Degani and Wiener (1990) remind us that from the human factors perspective, the checklist provides an interface between man and machine with the goal to:
- Help the pilot accurately configure the aircraft for flight phase.
- Provide a systematic method to verify the configuration, even if the crew is fatigued or stressed.
- Provide a systematic and convenient eye scan of cockpit panels.
- Provide a sequential framework to meet cockpit operational requirements.
- Provide a method of crew member cross-checking.
- Provide a systematic method of configuring the aircraft, keeping all crew/team members in the loop.
- Provide a method of optimum crew coordination and distribution of cockpit workload.
- Provide a quality control tool that can be used to evaluate pilots.
- Promote a positive attitude about checklist use and safety.
There are many parallels with the diving context. In most situations, you can replace pilot/crew with diver/dive team, and aircraft with dive equipment. Items 3, 7 and 8 have limited cross-over from aviation to diving given the way in which diving operations take place.

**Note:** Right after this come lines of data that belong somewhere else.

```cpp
constexpr int ROW_GRID_MAX = 2048;
constexpr int ROW_WS_MIN_GRID = 64;
constexpr int NORM_BWD_GRID_NARROW = 1024, NORM_BWD_GRID_WIDE = 512;
constexpr int NORM_BWD_GRID_ATOMICS = 512;
constexpr int RESID_BWD_GRID_GATED = 1024;
constexpr int RESID_BWD_GRID_D2048 = 1024;
constexpr int RESID_BWD_GRID_BROW = 1536;
// ... 52 lines not shown
  }
  const int inst = d < 2048 ? nch_for(d) : 0;
  if (sandwich && grid_rows(M) >= RESID_BWD_GRID_WS && ws_elems >= RESID_BWD_GRID_WS * d) return row_plan_ws(row_plan(WAVE_ROW, inst, RESID_BWD_GRID_WS), d);
  return row_plan(WAVE_ROW, inst, row_min(grid_rows(M), RESID_BWD_GRID));
}
inline RowPlan row_plan_norm_residual_bwd(long M, long d) {
  if (M <= 0 || !(d == 2048 || d == 4096 || (d % 8 == 0 && d >= 64 && d < 2048))) return RowPlan{};
  if (d < 2048) return row_plan_ws(row_plan(WAVE_ROW, nch_for(d), row_min(grid_rows(M), FUSED_BWD_GRID_WROW)), d, 3);
  return row_plan_ws(row_plan(BLOCK_ROW, d == 2048 ? 1 : 2, row_min(M, FUSED_BWD_GRID_BROW)), d, 3);
}
inline RowPlan row_plan_norm_residual_bwd_ada(long M, long d, long L) {
  if (M <= 0 || L <= 0 || M % L != 0 || !(d == 2048 || d == 4096)) return RowPlan{};
  const int bpb = row_bpb(FUSED_ADA_GRID, M / L, L);
  return row_plan_ws(row_plan(BLOCK_ROW, d == 2048 ? 1 : 2, M / L * bpb, bpb), d, 6);
}
inline int qk_nit(long d) { return (int)((2 * (d / 16) + 63) / 64); }
inline bool qk_shape_ok(long d) { return d > 0 && d % 16 == 0 && qk_nit(d) <= 8; }
inline RowPlan row_plan_qk_fwd(long M, long d, bool qk_norm) {
  if (!qk_shape_ok(d)) return RowPlan{};
  const long lds = qk_norm ? 4 * d * (long)sizeof(float) : 0;
  if (d == 2048) return row_plan(BLOCK_ROW_2ROWS, 2, row_min((M + 1) / 2, QK_FWD_GRID_2ROWS));
  if (d > 2048) return row_plan(BLOCK_ROW, 2, row_min(M, QK_FWD_GRID_BROW), 0, lds);
  return row_plan(WAVE_ROW, qk_nit(d), row_min(grid_rows(M), QK_FWD_GRID_WROW), 0, lds);
}
inline RowPlan row_plan_qk_bwd(long M, long d, bool qk_norm, bool contiguous, long ws_elems) {
  if (!qk_shape_ok(d)) return RowPlan{};
  const bool ws_form = qk_norm && contiguous;
  if (d >= 2048) {
    const long g = row_min(M, QK_BWD_GRID_BROW), lds = qk_norm ? 2 * d * (long)sizeof(float) : 0;
    if (ws_form && ws_elems >= g * 4 * d) return row_plan_ws(row_plan(BLOCK_ROW, d <= 2048 ? 1 : 2, g, 0, lds), 4 * d);
// ... 7 lines not shown
```

### unidisc_amd/dit.py

```python
from __future__ import annotations

import math
import types
import os
from dataclasses import dataclass
from typing import Dict, List, Optional

import weakref

import torch
import torch.nn as nn

from . import kernels as K
from .rope import lumina_rope_2d, rotary_table_1d

try:
    from huggingface_hub import PyTorchModelHubMixin as _HubMixin
except Exception:
    class _HubMixin:
        pass

BF16, F32 = torch.bfloat16, torch.float32


# ... 292 lines not shown
            DDiTBlock(d, H, self.cond_dim, dropout=self.dropout, time_conditioning=self.time_conditioning, norm_type=self.norm_type,
                      sandwich_normalization=self.sandwich_normalization, qk_norm=self.qk_norm) for _ in range(self.n_blocks)
        ])
        self.output_layer = DDitFinalLayer(d, vocab_size, self.cond_dim, time_conditioning=self.time_conditioning, norm_type=self.norm_type,
                                           zero_linear_init=cfg_get(m, "zero_linear_init", True))
        self.allow_compiled_embed = False
        if device is not None:
            self.to(device)
        self._lins: Optional[Dict[str, _Lin]] = None
        self._fwd_count = 0
        self.compact_head = True
        self.compact_last_block = os.environ.get("UDM_COMPACT_LAST", "1") != "0"
        self.split_head = os.environ.get("UDM_SPLIT_HEAD", "1") != "0"
        self.pair_wgrads = os.environ.get("UDM_PAIR_WGRADS", "1") != "0"
        self.multi_wgrads = os.environ.get("UDM_MULTI_WGRADS", "1") != "0"
        self.dgrad_from_w = os.environ.get("UDM_DGRAD_NN", "1") != "0"
        self.grad_ready_callback = None
        self.grad_sync_finish = None
        self.recast_every_forward = True
        self.overlap_weight_cast = os.environ.get("UDM_OVERLAP_CAST", "0") != "0"
        self._shadow_versions = None

    def _register_rotary_tables(self, linear_factor):
        D = self.head_dim
        if self.rope_2d:
            if not (self.multimodal_batches and self.modality_embed is not None):
                raise NotImplementedError("unidisc_amd.DIT: rope_2d needs multimodal_batches and modality_embed (as in every shipped config)")
            if self.require_sample_ids:
                for n_img, lf in self.IMG_BLOCKS:
                    side = int(math.sqrt(n_img))
# ... 914 lines not shown
            bp.dc = torch.zeros((S.Bp, self.cond_dim), dtype=F32, device=dev)
            dmodf = torch.zeros((S.Bp, 2 * d), dtype=F32, device=dev)
            if S.Bp <= K.SMALL_BATCH_LINEAR_MAX_B and self.cond_dim <= K.SMALL_BATCH_LINEAR_MAX_IN and self.cond_dim % 8 == 0:
                tiles = K.small_batch_linear_bwd_tiles(2 * d) + self.n_blocks * K.small_batch_linear_bwd_tiles(6 * d)
                bp.ada_buf = torch.empty((tiles, S.Bp, self.cond_dim), dtype=F32, device=dev)
        bp.dx = torch.empty((dhf.shape[0] if S.stream_compact else M, d), dtype=F32, device=dev)
        bp.tc_fused = tc and not S.stream_compact and K.norm_residual_bwd_ada_ok(M, d, S.L)
        pn = _PendingNorm(dy=dhf, x=S.x_final, rstd=S.rstdf, mean=S.meanf, w=fl.norm_final.weight.detach(), dw=G[id(fl.norm_final.weight)], accumulate=False,
                          mod=S.fmod, dmod=dmodf, mod_idx=(0, 1), finish=self.n_blocks)
        if tc:
            self._norm_backward(bp, pn)
        else:
            bp.pend = pn
        for i in reversed(range(self.n_blocks)):
            self._block_backward(bp, i)
        if bp.pend is not None:
            self._norm_backward(bp, bp.pend)
        dx = bp.dx
        if S.cnt_j is not None:
            n_cnt = self.img_count_embedding.shape[0]
            if dx.is_cuda and dx.dtype == F32:
                K.rowgroup_sum(dx, S.cnt_j, G[id(self.img_count_embedding)])
            else:
                gext = torch.zeros((n_cnt + 1, dx.shape[1]), dtype=dx.dtype, device=dx.device).index_add_(0, S.cnt_j, dx)
                G[id(self.img_count_embedding)].add_(gext[:n_cnt])
        K.embedding_bwd(S.ids, dx, G[id(self.vocab_embed.embedding)], self.mask_index, modality=S.emb_mod if self.modality_embed is not None else None,
                        dEm=G[id(self.modality_embed.embedding)] if self.modality_embed is not None else None)
        tail = list(self.vocab_embed.parameters()) + (list(self.modality_embed.parameters()) if self.modality_embed is not None else [])
        if getattr(self, "img_count_embedding", None) is not None:
            tail.append(self.img_count_embedding)
        if tc:
            self._sigma_map_backward(bp)
            tail += list(self.sigma_map.parameters())
        self._notify(bp.flat, tail)
        if self.grad_sync_finish is not None:
            self.grad_sync_finish()
        self._last_grad_flat_ref, self._last_grad_numel = weakref.ref(bp.flat), sum(p.numel() for p in params)
        return [G[id(p)] for p in params]

    def _head_backward(self, bp, grad_out, mode):
        S, G, head = bp.S, bp.G, self._lins["head"]
        M, d, V, dev = S.B * S.L, self.hidden_size, self.vocab_size, S.ids.device
        logits, head_rows, groups = S.logits, S.head_rows, S.head_groups if mode == "logp" else None
# ... 34 lines not shown
                elif c_al:
                    Gw[:c_al].zero_()
                if n_ip:
                    K.gemm_nt_splitk(dlogits[n_tp:, c_al:], head.w16t[:, c_al:], N=d, out=dhf[n_tp:])
                    K.colsum(dlogits[n_tp:, c_al:], db[c_al:])
                    K.gemm_tn(dlogits[n_tp:, c_up:V], hf_h[n_tp:], Gw[c_up:], M=V - c_up, N=d)
                else:
                    Gw[c_up:].zero_()
                if c_up > c_al:
                    K.gemm_tn(dlogits[:, c_al:c_up], hf_h, Gw[c_al:c_up], M=c_up - c_al, N=d)
                G[id(head.bias)].copy_(db[:V])
            else:
                dhf = K.gemm_nt_splitk(dlogits, head.w16t, N=d, out=torch.empty((M, d), dtype=BF16, device=dev)[: dlogits.shape[0]])
                self._wgrad(dlogits, S.hf, head, G)
        if head_rows is not None and not S.stream_compact:
            dhf = torch.zeros((M, d), dtype=dhf.dtype, device=dev).index_copy_(0, head_rows[0], dhf)
        S.logits = None
        return dhf

    def _finish_block(self, bp, i, dmod=None):
        if i is None:
            return
        if dmod is not None:
            self._ada_backward(bp, dmod, self._lins[f"{i}.ada" if i < self.n_blocks else "head.ada"])
        if i < self.n_blocks:
            bp.S.blocks[i] = None
        self._notify(bp.flat, list((self.blocks[i] if i < self.n_blocks else self.output_layer).parameters()))

    def _norm_backward(self, bp, pn):
        S, ada = bp.S, pn.mod is not None
        K.norm_bwd(pn.dy, pn.x, pn.rstd, pn.mean, pn.w, bp.nt, S.L, bp.dx, pn.dw, accumulate=pn.accumulate, mod=pn.mod, dmod=pn.dmod, mod_idx=pn.mod_idx,
# ... 49 lines not shown
        if multi is None:
            self._wgrad(du1, R.h2, f1, G, bias_done=True)
        del du1, du2
        p2 = _PendingNorm(dy=dh2, x=R.x_mid, rstd=R.rstd2, mean=R.mean2, w=blk.norm2.weight.detach(), dw=G[id(blk.norm2.weight)], accumulate=True,
                          mod=mod, dmod=dmod, mod_idx=(3, 4))
        if sw:
            da = self._norm_branch_bwd(bp, p2, R.a_out, w_b=blk.pre_residual_norm.weight.detach(), rstd=R.rstd_a, mean=R.mean_a, norm_type=nt,
                                       dw_b=G[id(blk.pre_residual_norm.weight)])
        elif tc:
            da = self._norm_branch_bwd(bp, p2, R.a_out, mod=mod, dmod=dmod, gate_idx=2, p_drop=p_drop, seed=seed0 + 4 * i + 1)
        else:
            da = self._norm_branch_bwd(bp, p2, R.a_out, p_drop=p_drop, seed=seed0 + 4 * i + 1)
        do = lo.dgrad(da, da.shape[0], S.dgrad_form.get(f"{i}.out"))
        if R.rows_c is not None:
            self._wgrad(da, R.o_c, lo, G)
            do = torch.zeros((M, d), dtype=do.dtype, device=dev).index_copy_(0, R.rows_c, do)
            bp.dx = torch.zeros((M, d), dtype=F32, device=dev).index_copy_(0, R.rows_c, bp.dx)
        elif multi is not None:
            multi.append((da, R.o, lo))
        elif (self.pair_wgrads and da.is_cuda and lo.bias is None and lq.bias is None and lo.inp == lq.inp
                and K.gemm_tn_pair_ok(lq.out, lo.out, lq.inp, M)
                and ((lq.out // 256 + lo.out // 256) * (lq.inp // 256) % 256 == 0 or (lq.out // 256 + lo.out // 256) * (lq.inp // 256) <= 128)):
            pair_out = (da, R.o)
        else:
            self._wgrad(da, R.o, lo, G)
        dqkr, dqkv = torch.empty((M, 2 * d), dtype=BF16, device=dev), torch.empty((M, 3 * d), dtype=BF16, device=dev)
        K.attention_bwd(R.qkr, R.qkv, R.o, do, R.lse, dqkr, dqkv, B, L, H, D, S.sid, S.doc_ranges, q_prescaled=True, **self._attn_mask_kw, **S.attn_drop_kw(i))
        qn = self.qk_norm
        K.qknorm_rope_bwd(dqkr, R.qkv, dqkv, S.cos, S.sin, L, D, gq=at.q_norm.weight.detach() if qn else None, gk=at.k_norm.weight.detach() if qn else None,
                          stats=R.qstats, dgq=G[id(at.q_norm.weight)] if qn else None, dbq=G[id(at.q_norm.bias)] if qn else None,
                          dgk=G[id(at.k_norm.weight)] if qn else None, dbk=G[id(at.k_norm.bias)] if qn else None, q_scale=self.attn_q_scale)
        dh1 = lq.dgrad(dqkv, dqkv.shape[0], S.dgrad_form.get(f"{i}.qkv"))
# ... 59 lines not shown
```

Reasons for Deviations from Checks
Distraction is the most obvious reason for deviations from the checklist. When emergency or abnormal situations arise, the checklist can be forgotten or interrupted. Since checklist initiation is usually tied to external cues, the checklist is sometimes forgotten when these cues are missing, or are different e.g., if a checklist is normally done right before diving, but the dive entry is delayed, the configuration changes, but the assumption is the checklist is still valid.
No matter how well-trained divers are, they are individuals and will impose that individuality on a procedure or checklist. In some cases, this individualism does not affect the safety or may even enhance safety. However, in other cases, safety is compromised. The bottom line here is that there exists the possibility of conflict between individualism and standardisation. Examples of where individuality and the flexibility of the human mind were useful, were in the Sioux City DC-10 accident and the ditching of Cactus 1549 on the Hudson River. In both cases, the crew had to improvise emergency procedures. In diving, there are few conditions in which the individual modification of checklists leads to a positive or innovative situation regarding safety.
Many studies have shown that pilots can become complacent – why would divers be any different? This complacency is caused by the inherent physiological resilience of the human (mistakes don’t often lead to a fatality), the lack of reported incidents/near-misses so we recognise the presence of these outcomes, and the lack of adverse events in normal operations. This acceptance of shifting risk is made worse by fatigue and stress. Human factors researchers have noticed what they call automation complacency - this is a type of complacency in which the operator becomes too trusting of automation and believes that it will always work and will let them know it is no longer working properly.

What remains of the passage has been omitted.